Entries taken from a collection:
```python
from ._lib import (EPI_BIAS, EPI_BIAS_F32, EPI_BIAS_GELU, EPI_BIAS_RESID, KNOB_DECODER_ROWS, KNOB_DROP_SKIP, PA_BF16, PA_F32, check, lib)

_WS = {}


def stream():
    return torch.cuda.current_stream().cuda_stream


def code(dtype):
    if dtype == torch.bfloat16:
        return PA_BF16
    if dtype == torch.float32:
        return PA_F32
    raise TypeError("painter_amd supports float32 / bfloat16 operand types, got %s" % dtype)


def p(t):
    return 0 if t is None else t.data_ptr()


def workspace(nbytes, device, slot=0):
    key = (device, slot, torch.cuda.current_stream(device).cuda_stream)
    buf = _WS.get(key)
    if buf is None or buf.numel() < nbytes:
        buf = torch.empty(max(int(nbytes), 1 << 20), dtype=torch.uint8, device=device)
        _WS[key] = buf
    return buf


def _mbs(mask_u8):
    return 0 if mask_u8.shape[0] == 1 else mask_u8.stride(0)


def _knob(which, mode):
    old = int(lib.pa_debug_get(which))
    if mode is not None:
        check(lib.pa_debug_set(which, int(mode)), "pa_debug_set")
    return old


def _req(t, dtype=None):
    assert t.is_cuda and t.stride(-1) == 1, "device tensor with unit inner stride required"
    if dtype is not None:
        assert t.dtype == dtype, (t.dtype, dtype)
    return t


def _skip_args(rowskip, skip_rows_per_sample, M):
    if rowskip is None:
        return 0, 1
    assert rowskip.dtype == torch.float32 and rowskip.is_cuda and rowskip.is_contiguous() and skip_rows_per_sample >= 1
    assert rowskip.numel() * skip_rows_per_sample >= M, (rowskip.numel(), skip_rows_per_sample, M)
    return rowskip.data_ptr(), int(skip_rows_per_sample)


def drop_skip(mode=None):
    return _knob(KNOB_DROP_SKIP, mode)


def linear_fwd(x, w, bias, epilogue=EPI_BIAS, out=None, out2=None, resid=None, rowscale=None, rows_per_sample=1, *, rowskip=None,
               skip_rows_per_sample=None):
    M, K = x.shape
    N = w.shape[0]
    T = x.dtype
    _req(x); _req(w, T)
    assert w.is_contiguous() and w.shape[1] == K
    if out is None:
        odt = torch.float32 if epilogue in (EPI_BIAS_F32, EPI_BIAS_RESID) else T
        out = torch.empty((M, N), dtype=odt, device=x.device)
    if epilogue == EPI_BIAS_RESID:
        assert resid is not None and resid.dtype == torch.float32 and resid.stride(0) == out.stride(0)
    sk, srps = _skip_args(rowskip, rows_per_sample if skip_rows_per_sample is None else skip_rows_per_sample, M)
    check(lib.pa_linear_fwd_skip(code(T), epilogue, p(x), x.stride(0), p(w), p(bias), p(out), p(out2), out.stride(0),
                                 p(resid), p(rowscale), rows_per_sample, M, N, K, sk, srps, stream()), "pa_linear_fwd_skip")
    return out


def linear_gelu(x, w, bias, need_aux=True, *, rowskip=None, rows_per_sample=1):
    M = x.shape[0]
    N = w.shape[0]
    act = torch.empty((M, N), dtype=x.dtype, device=x.device)
    aux = torch.empty((M, N), dtype=gelu_aux_dtype(x.dtype), device=x.device) if need_aux else None
    assert aux is None or aux.stride(0) == act.stride(0)
    linear_fwd(x, w, bias, EPI_BIAS_GELU, out=act, out2=aux, rowskip=rowskip, skip_rows_per_sample=rows_per_sample)
    return act, aux


G8_OFF, G8_RANGE = 0.13, 1.26


# ... 478 lines not shown
```

Before: 165.1 images/sec.

## Fuse dgrad GELU column-sum reduction into GEMM via last-block arrival counters

```diff
diff --git a/include/painter_hip.h b/include/painter_hip.h
--- a/include/painter_hip.h
+++ b/include/painter_hip.h
@@ -23,6 +23,9 @@
 int pa_abi_version(void);
 int pa_debug_set(int which, int value);
 int pa_debug_get(int which);
+int pa_reduce_counters_reset(hipStream_t stream);
+int pa_reduce_counters_launches(hipStream_t stream);
+int pa_reduce_counters_nonzero(hipStream_t stream);
 
 int pa_linear_fwd(int dtype, int epilogue, const void* x , int64_t ldx, const void* w ,
                   const float* bias , void* out, void* out2, int64_t ldo, const float* resid ,
diff --git a/painter_amd/_lib.py b/painter_amd/_lib.py
--- a/painter_amd/_lib.py
+++ b/painter_amd/_lib.py
@@ -10,7 +10,7 @@
 EPI_BIAS, EPI_BIAS_F32, EPI_BIAS_GELU, EPI_BIAS_RESID = 0, 1, 2, 3
 (KNOB_G256_STAGGER, KNOB_G256_NOSTORE, KNOB_G256_ORDER, KNOB_WGRAD_TARGET, KNOB_G256_SHORT_TILES, KNOB_G256_ILV, KNOB_RELPOS_SPLITS,
  KNOB_ATTN3_FUSE, KNOB_ATTN_LIGHT_LAST, KNOB_CONV_WGRAD_GROUPS, KNOB_LN_BWD_VARIANT, KNOB_G256_PATCH, KNOB_G256_MIXED) = range(13)
-KNOB_G256_MIXED_NFULL, KNOB_DROP_SKIP, KNOB_DECODER_ROWS, KNOB_COUNT = 14, 16, 17, 18
+KNOB_TWO_LAUNCH_REDUCE, KNOB_G256_MIXED_NFULL, KNOB_DROP_SKIP, KNOB_DECODER_ROWS, KNOB_COUNT = 13, 14, 16, 17, 18
 
 _CT = {"int": ctypes.c_int, "int64_t": ctypes.c_int64, "float": ctypes.c_float, "double": ctypes.c_double, "hipStream_t": ctypes.c_void_p}
 
@@ -71,4 +71,9 @@
 
 def check(err, what=""):
     if err != 0:
+        try:
+            import torch
+            lib.pa_reduce_counters_reset(torch.cuda.current_stream().cuda_stream)
+        except Exception:
+            pass
         raise RuntimeError("painter_hip: %s failed with hipError %d" % (what, err))
diff --git a/painter_amd/csrc/common.h b/painter_amd/csrc/common.h
--- a/painter_amd/csrc/common.h
+++ b/painter_amd/csrc/common.h
@@ -107,7 +107,7 @@
     KNOB_LN_BWD_VARIANT = 10,
     KNOB_G256_PATCH = 11,
     KNOB_G256_MIXED = 12,
-    KNOB_FREE_13 = 13,
+    KNOB_TWO_LAUNCH_REDUCE = 13,
     KNOB_G256_MIXED_NFULL = 14,
     KNOB_FREE_15 = 15,
     KNOB_DROP_SKIP = 16,
diff --git a/painter_amd/csrc/gemm.hip b/painter_amd/csrc/gemm.hip
--- a/painter_amd/csrc/gemm.hip
+++ b/painter_amd/csrc/gemm.hip
@@ -229,11 +229,21 @@
     DEVI void colsum_out(int prow, int j, const float (&cs)[8]) const {
         if (j >= N) return;
         float* o = part + (size_t)prow * N + j;
+        if (cnt != nullptr) {
+            inl::store_wt(o, make_float4(cs[0], cs[1], cs[2], cs[3]));
+            inl::store_wt(o + 4, make_float4(cs[4], cs[5], cs[6], cs[7]));
+            return;
+        }
         *reinterpret_cast<float4*>(o) = make_float4(cs[0], cs[1], cs[2], cs[3]);
         *reinterpret_cast<float4*>(o + 4) = make_float4(cs[4], cs[5], cs[6], cs[7]);
     }
+    int* cnt; float* colsum;
+    DEVI void colsum_finish(int j0, int nrows, float4* lds, int tid) const {
+        inl::finish_cols256<g256::NT>(part, (size_t)N, nrows, colsum, (size_t)j0, (size_t)N, lds, tid);
+    }
 };
 template <> struct g256::epi_colsum<Epi4DGeluCS> { static constexpr bool value = true; };
+template <> struct g256::epi_finish<Epi4DGeluCS> { static constexpr bool value = true; };
 struct Epi4PixShuf {
     bf16* out; const float* bias; int Hp, Wp, P, C, M, N;
     typedef EpiCol8 Col;
@@ -263,57 +273,27 @@
 };
 
 __global__ __launch_bounds__(256) void slab_reduce_kernel(const float* __restrict__ in, float* out, size_t n, int nz, size_t stride, int accumulate) {
-    __shared__ float4 sh[16][17];
+    __shared__ float4 sh[16 * 17];
     const int cg = threadIdx.x & 15, zl = threadIdx.x >> 4;
     const size_t i = ((size_t)blockIdx.x * 16 + cg) * 4;
-    float4 s = make_float4(0, 0, 0, 0);
-    if (i < n) {
-#pragma unroll 4
-        for (int z = zl; z < nz; z += 16) {
-            const float4 v = *reinterpret_cast<const float4*>(in + (size_t)z * stride + i);
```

EXERCISE AIM>
Which lines above hold the string "prow"? Please copy all of them.

ANSWER AREA>
     DEVI void colsum_out(int prow, int j, const float (&cs)[8]) const {
         float* o = part + (size_t)prow * N + j;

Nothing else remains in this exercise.